Collected data
+-------+

@@ -2914,14 +3031,34 @@
         a.n_parked_back = counter_of(queue, TAMD_TRACE_N_PARKED_BACK);
         a.ds_mark = ds_mark, a.mark_at = a.park_after / 2, a.long_if = (float)long_if;
         b.n_dev_back = a.n_parked_back;
-        sorting = sort_hand_over(n) && sort.fits();
+        sorting = sort_hand_over(n) && (sort_own() || sort.fits());
         if (!sorting) return 0;
         a.sort_key = sort.keys.Current();
-        HIP_TRY(hipMemsetAsync(a.sort_key, 0xFE, (size_t)n, g_stream));
+        if (!sort_own()) HIP_TRY(hipMemsetAsync(a.sort_key, 0xFE, (size_t)n, g_stream));
         return 0;
 }
-static int hand_over_sort(RoomSort<unsigned char> & sort, PhaseIO & b)
-{
+static int launch_order(long n, const int * ids, const unsigned char * keys, const ull * n_front, const ull * n_back,
+    unsigned int * words, int * out)
+{
+        const long wanted = (n + 4 * kOrderThreads - 1) / (4 * kOrderThreads);
+        const unsigned blocks = (unsigned)((wanted < 1) ? 1 : (wanted > kOrderBlocks) ? kOrderBlocks : wanted);
+        hipLaunchKernelGGL(k_order_count, dim3(blocks), dim3(kOrderThreads), 0, g_stream, n, keys, n_front, n_back,
+            words);
+        LAUNCH_CHECK("k_order_count");
+        hipLaunchKernelGGL(k_order_place, dim3(blocks), dim3(kOrderThreads), 0, g_stream, n, keys, ids, n_front,
+            n_back, words, words + kOrderBins, out);
+        LAUNCH_CHECK("k_order_place");
+        return 0;
+}
+static int hand_over_sort(RoomSort<unsigned char> & sort, long n, const PhaseIO & a, ull * queue, PhaseIO & b)
+{
+        if (sort_own()) {
+                if (launch_order(n, sort.ids.Current(), sort.keys.Current(), a.n_parked, a.n_parked_back,
+                        (unsigned int *)(queue + TAMD_TRACE_COUNTERS), sort.ids.Alternate()))
+                        return 1;
+                b.ids = sort.ids.Alternate();
+                return 0;
+        }
         if (sort.run()) return 1;
         b.ids = sort.ids.Current();
         return 0;
@@ -3011,7 +3148,7 @@
         bool sorting = false;
         if (hand_over_plan(hand_over, n, again, queue, TAMD_ROOM_AT(double, room, at.ds_mark), a, b, sorting)) return 1;
         if (launch_phase_a<MODE>(view, n, again, rays, max_steps, flags, a, out, stats, queue)) return 1;
-        if (sorting && hand_over_sort(hand_over, b)) return 1;
+        if (sorting && hand_over_sort(hand_over, n, a, queue, b)) return 1;
         if (launch_lined<MODE>(view, n, rays, max_steps, flags, b, tail, stats, queue)) return 1;
         return launch_cross<MODE, true>(view, n, rays, cross, pg, stats, out, tail);
 }
@@ -3030,8 +3167,7 @@
                 snprintf(g_error, sizeof(g_error), "tamd_k_trace: a required array is missing");
                 return 1;
         }
-        if (pg.ids == nullptr) HIP_TRY(hipMemsetAsync(stats, 0, 4 * sizeof(ull), g_stream));
-        HIP_TRY(hipMemsetAsync(queue, 0, TAMD_TRACE_COUNTERS * sizeof(ull), g_stream));
+        if (zero_words(stats, (pg.ids == nullptr) ? 4 : 0, queue, TAMD_TRACE_QUEUE_WORDS)) return 1;
         if (n <= 0) return 0;
         const int carry = (flags & TURTLE_AMD_TRACE_RESUME) ? TRACE_CARRY_MEDIUM : 0;
         const TraceRays rays = { pos, dir, index, length, n_steps };
@@ -3046,8 +3182,7 @@
     struct tamd_paging pg, unsigned long long * stats, unsigned long long * queue)
 {
         if (tamd_dev_init()) return 1;
-        if (pg.ids == nullptr) HIP_TRY(hipMemsetAsync(stats, 0, 4 * sizeof(ull), g_stream));
-        HIP_TRY(hipMemsetAsync(queue, 0, 3 * sizeof(ull), g_stream));
+        if (zero_words(stats, (pg.ids == nullptr) ? 4 : 0, queue, 3)) return 1;
         if (n <= 0) return 0;
         const CrossList cross = { cross_ray, (cross_ray != nullptr) ? cross_ds : nullptr, queue + 2, nullptr };
         const StepWalk no_walk = { 0, 0, 0, 0, nullptr, nullptr };
@@ -3103,8 +3238,7 @@
     const struct tamd_crossings * rec, unsigned long long * stats, unsigned long long * queue)
 {
         if (tamd_dev_init()) return 1;
-        HIP_TRY(hipMemsetAsync(stats, 0, 4 * sizeof(ull), g_stream));
-        HIP_TRY(hipMemsetAsync(queue, 0, sizeof(ull), g_stream));
+        if (zero_words(stats, 4, queue, 1)) return 1;
         if (n <= 0) return 0;
         const TraverseIO io = { dir, length, n_steps, n_cross, ceiling, max_steps };
         const bool strict = g_math_strict || !view.fast_ok;
@@ -3168,8 +3302,31 @@
                 return 1;
         }
         const double scale = (double)n_bins / length_max;
-        return launch_blocks("k_tally", k_tally, grid_for(n, 256), lds, n, index, length, n_media, hits, n_bins, scale,
-            histogram);
+        static Knob block = { "TURTLE_AMD_TALLY_THREADS", kTallyThreads };
+        const int threads = ((block.get() == 256) || (block.get() == 512)) ? (int)block.get() : kTallyThreads;
+        const long cus = (g_cus > 0) ? g_cus : 256;
+        long blocks = (n + threads - 1) / threads;
+        if (blocks > cus) blocks = cus;
+        const size_t one = (size_t)(n_bins + 1) * sizeof(unsigned int);
+        size_t copies = (64 * 1024 - (size_t)(n_media + 1) * sizeof(unsigned int)) / one;
+        if (copies > (size_t)threads / 64) copies = (size_t)threads / 64;
+        hipLaunchKernelGGL(k_tally, dim3((unsigned)blocks), dim3(threads),
+            (size_t)(n_media + 1) * sizeof(unsigned int) + copies * one, g_stream, n, index, length, n_media, hits,
+            n_bins, scale, histogram, (int)copies);
+        LAUNCH_CHECK("k_tally");
+        return 0;
+}
+
+extern "C" int tamd_k_hand_over_order(long n, const int * ids, const unsigned char * keys,
+    const unsigned long long * n_front, const unsigned long long * n_back, unsigned int * words, int * out)
+{
+        if (tamd_dev_init()) return 1;
+        if (n <= 0) return 0;
+        if ((ids == nullptr) || (keys == nullptr) || (n_front == nullptr) || (words == nullptr) || (out == nullptr)) {
+                snprintf(g_error, sizeof(g_error), "tamd_k_hand_over_order: a required array is missing");
+                return 1;
+        }
+        return launch_order(n, ids, keys, n_front, n_back, words, out);
 }
 
 extern "C" int tamd_k_resample(struct tamd_view view, const struct tamd_grid * grids, int from_map,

+-------+

Task brief
Filter the records above for lines containing the word "flags", and copy those lines.

Exercise output
         if (launch_phase_a<MODE>(view, n, again, rays, max_steps, flags, a, out, stats, queue)) return 1;
         if (launch_lined<MODE>(view, n, rays, max_steps, flags, b, tail, stats, queue)) return 1;
         const int carry = (flags & TURTLE_AMD_TRACE_RESUME) ? TRACE_CARRY_MEDIUM : 0;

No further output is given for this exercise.